This research has lead to not only a vastly better understanding of the growing environment (climates) affect on the plants growth, health, and production. But has led to a vastly better understanding of nutrient formulation, and much better nutrient solutions as well.

You say you wear your ignorance of growing plants hydroponically on your sleeve proudly. But that lack of knowledge and experience is very apparent by both your complete lack of knowledge about growing plants in the first place, but more importantly by the lack of knowledge of the Controlled Environment Agriculture industry in the first place. I’m not trying to sound superior or better, we all start somewhere and fallow different roads, but trying to invent what has already been invented is a waste of time and money. If your going to try and invent something, you should try and learn about it first so you don’t waste your time and money. The so called Food Computer’s are always going to be far behind Controlled Environment Agriculture, both in research as well as in real world application.

Nobody is trashing the food computer enthusiasts. But facts are facts, and just because your oblivious to them doesn’t mean they don’t exist. I’m not trying to say you should quit doing what your doing. It’s your time. your effort, and your money, spend it any way you want. I do wish it was focused more in areas where it would make a difference and be useful to the Controlled Environment Agriculture industry though.

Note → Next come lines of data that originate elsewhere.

__global__ __launch_bounds__(256) void qk_norm_quant_mx_k(const QkNormRopeArgs a, float q_prescale, unsigned char* q8, unsigned short* q8s, unsigned char* k8,
                                                           unsigned* k8s, int hg) {
    const int tile = blockIdx.x, h0 = blockIdx.y * hg, b = blockIdx.z >> 1, is_k = blockIdx.z & 1;
    const int tid = threadIdx.x, kr = tid >> 2, qt = tid & 3, blk = qt >> 1;
    const int n = tile * 64 + kr;
    const int H = a.H, Ntok = a.Ntok, ntok_pad = a.ntok_pad;
    if (!is_k && n >= Ntok) return;
    const int D = H * 64;
    const bool live = n < Ntok;
    const bool rope = live && a.cos != nullptr && n >= a.text_len;
    float cs[16], sn[16], wv[16], bv[16];
    if (live) {
        const size_t tab = (size_t)(rope ? n - a.text_len : 0) * 64 + qt * 16;
        if (a.cos != nullptr) {
#pragma unroll
            for (int e = 0; e < 16; e += 4) {
                Vec16<float>::ld(a.cos + tab + e, cs + e);
                Vec16<float>::ld(a.sin + tab + e, sn + e);
            }
        }
        const bf16_t* w = (const bf16_t*)(is_k ? a.nk_w : a.nq_w) + qt * 16;
        const bf16_t* bb = (const bf16_t*)(is_k ? a.nk_b : a.nq_b) + qt * 16;
        Vec16<bf16_t>::ld(w, wv); Vec16<bf16_t>::ld(w + 8, wv + 8);
        Vec16<bf16_t>::ld(bb, bv); Vec16<bf16_t>::ld(bb + 8, bv + 8);
    }
    const float c = is_k ? 1.0f : q_prescale;
#pragma unroll 1
    for (int h = h0; h < h0 + hg; ++h) {
        float x[16];
        if (live) {
            const bf16_t* src = (const bf16_t*)a.qkv + (size_t)(b * Ntok + n) * a.ld_qkv + is_k * D + h * 64 + qt * 16;
            Vec16<bf16_t>::ld(src, x);
            Vec16<bf16_t>::ld(src + 8, x + 8);
            float s0 = 0.f, s1 = 0.f;
#pragma unroll
            for (int e = 0; e < 8; ++e) { s0 += x[e]; s1 += x[8 + e]; }
            float s = s0 + s1;
            s += __shfl_xor(s, 1, 64); s += __shfl_xor(s, 2, 64);
            const float mean = s * (1.0f / 64.0f);
            float q0 = 0.f, q1 = 0.f;
#pragma unroll
            for (int e = 0; e < 8; ++e) {
                const float d0 = x[e] - mean, d1 = x[8 + e] - mean;
                q0 += d0 * d0; q1 += d1 * d1;
            }
            float q = q0 + q1;
            q += __shfl_xor(q, 1, 64); q += __shfl_xor(q, 2, 64);
            const float rstd = 1.0f / sqrtf(q * (1.0f / 64.0f) + a.eps);
#pragma unroll
            for (int e = 0; e < 16; ++e) x[e] = ET<bf16_t>::rnd((x[e] - mean) * rstd * wv[e] + bv[e]);
            if (rope) {
#pragma unroll
                for (int e = 0; e < 16; e += 2) {
                    const float x0 = x[e], x1 = x[e + 1];
                    x[e] = ET<bf16_t>::rnd(x0 * cs[e] + (-x1) * sn[e]);
                    x[e + 1] = ET<bf16_t>::rnd(x1 * cs[e + 1] + x0 * sn[e + 1]);
                }
            }
#pragma unroll
            for (int e = 0; e < 16; ++e) x[e] *= c;
        } else {
#pragma unroll
            for (int e = 0; e < 16; ++e) x[e] = 0.f;
        }
        float amax = 0.f;
#pragma unroll
        for (int e = 0; e < 16; ++e) amax = fmaxf(amax, fabsf(x[e]));
        amax = fmaxf(amax, __shfl_xor(amax, 1, 64));
        unsigned eb = (__float_as_uint(amax * (1.0f / 448.0f)) + 0x7fffffu) >> 23;
        eb = live ? min(max(eb, 1u), 253u) : 127u;
        const float inv = __uint_as_float((254u - eb) << 23);
        u32x4 o;
#pragma unroll
        for (int w = 0; w < 4; ++w) {
            int r = 0;
            r = __builtin_amdgcn_cvt_pk_fp8_f32(x[4 * w] * inv, x[4 * w + 1] * inv, r, false);
            r = __builtin_amdgcn_cvt_pk_fp8_f32(x[4 * w + 2] * inv, x[4 * w + 3] * inv, r, true);
            o[w] = (unsigned)r;
        }
        const size_t bh = (size_t)b * H + h;
        if (is_k) {
            *(u32x4*)(k8 + (bh * ntok_pad + n) * 64 + qt * 16) = o;
            if ((qt & 1) == 0)
                ((unsigned char*)k8s)[((bh * (ntok_pad / 64) + tile) * 64 + blk * 32 + (kr & 31)) * 4 + (kr >> 5)] = (unsigned char)eb;
        } else {
            *(u32x4*)(q8 + (bh * Ntok + n) * 64 + qt * 16) = o;
            if ((qt & 1) == 0) ((unsigned char*)q8s)[(bh * Ntok + n) * 2 + blk] = (unsigned char)eb;
        }
    }
}
int launch_qk_norm_quant_mx(const QkNormRopeArgs& a, float q_prescale, unsigned char* q8, unsigned short* q8s, unsigned char* k8, unsigned* k8s, hipStream_t st) {
    S2V_REQUIRE(a.ntok_pad % 64 == 0 && a.ntok_pad >= a.Ntok, "qk_norm_quant_mx: ntok_pad must be a multiple of 64 covering Ntok");
    S2V_REQUIRE(a.nq_w && a.nq_b && a.nk_w && a.nk_b && (a.cos == nullptr) == (a.sin == nullptr), "qk_norm_quant_mx: LayerNorm parameters / rotary tables");
    const int hg = a.H % 4 == 0 ? 4 : a.H % 2 == 0 ? 2 : 1;
    hipLaunchKernelGGL(qk_norm_quant_mx_k, dim3(a.ntok_pad / 64, a.H / hg, 2 * a.B), dim3(256), 0, st, a, q_prescale, q8, q8s, k8, k8s, hg);
    S2V_CHECK_HIP(hipGetLastError());
    return 0;
}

Yes the market is what drives industry and research. That’s why real world applications of Controlled Environment Agriculture are leading the way. Hydroponic methods are being used to grow produce around the world. If industry can’t produce their products economically, they won’t sell. That’s why there are thousands of commercial hydroponic farms growing produce around the world, both in controlled environments as well as outside, Many crops are to costly to grow inside due to electrical costs, and thus why we desperately need advancements in that area. But while there are thousands of commercial growers growing crops hydroponically and in Controlled Environment Agriculture, not one is using a overly priced “Food Computer.” So I completely agree, the market has spoken, and will continue to focus on and make improvements in the Controlled Environment Agriculture industry.


#25

Great so we agree, container farms win. Good luck in the future with your enterprise.You are about to get A LOT of competition from the ignorants. Remember we have tech on our side in the form of GIANT data facilities that need to dump a considerable amount of heat and use A LOT of electrical energy, ergo those problems will be corrected very quickly. Once that happens any CONTAINED space will be made available by the judicious application of modular CONTAINER systems as the implementation of a growing environment is pretty simple once the area dynamics are understood.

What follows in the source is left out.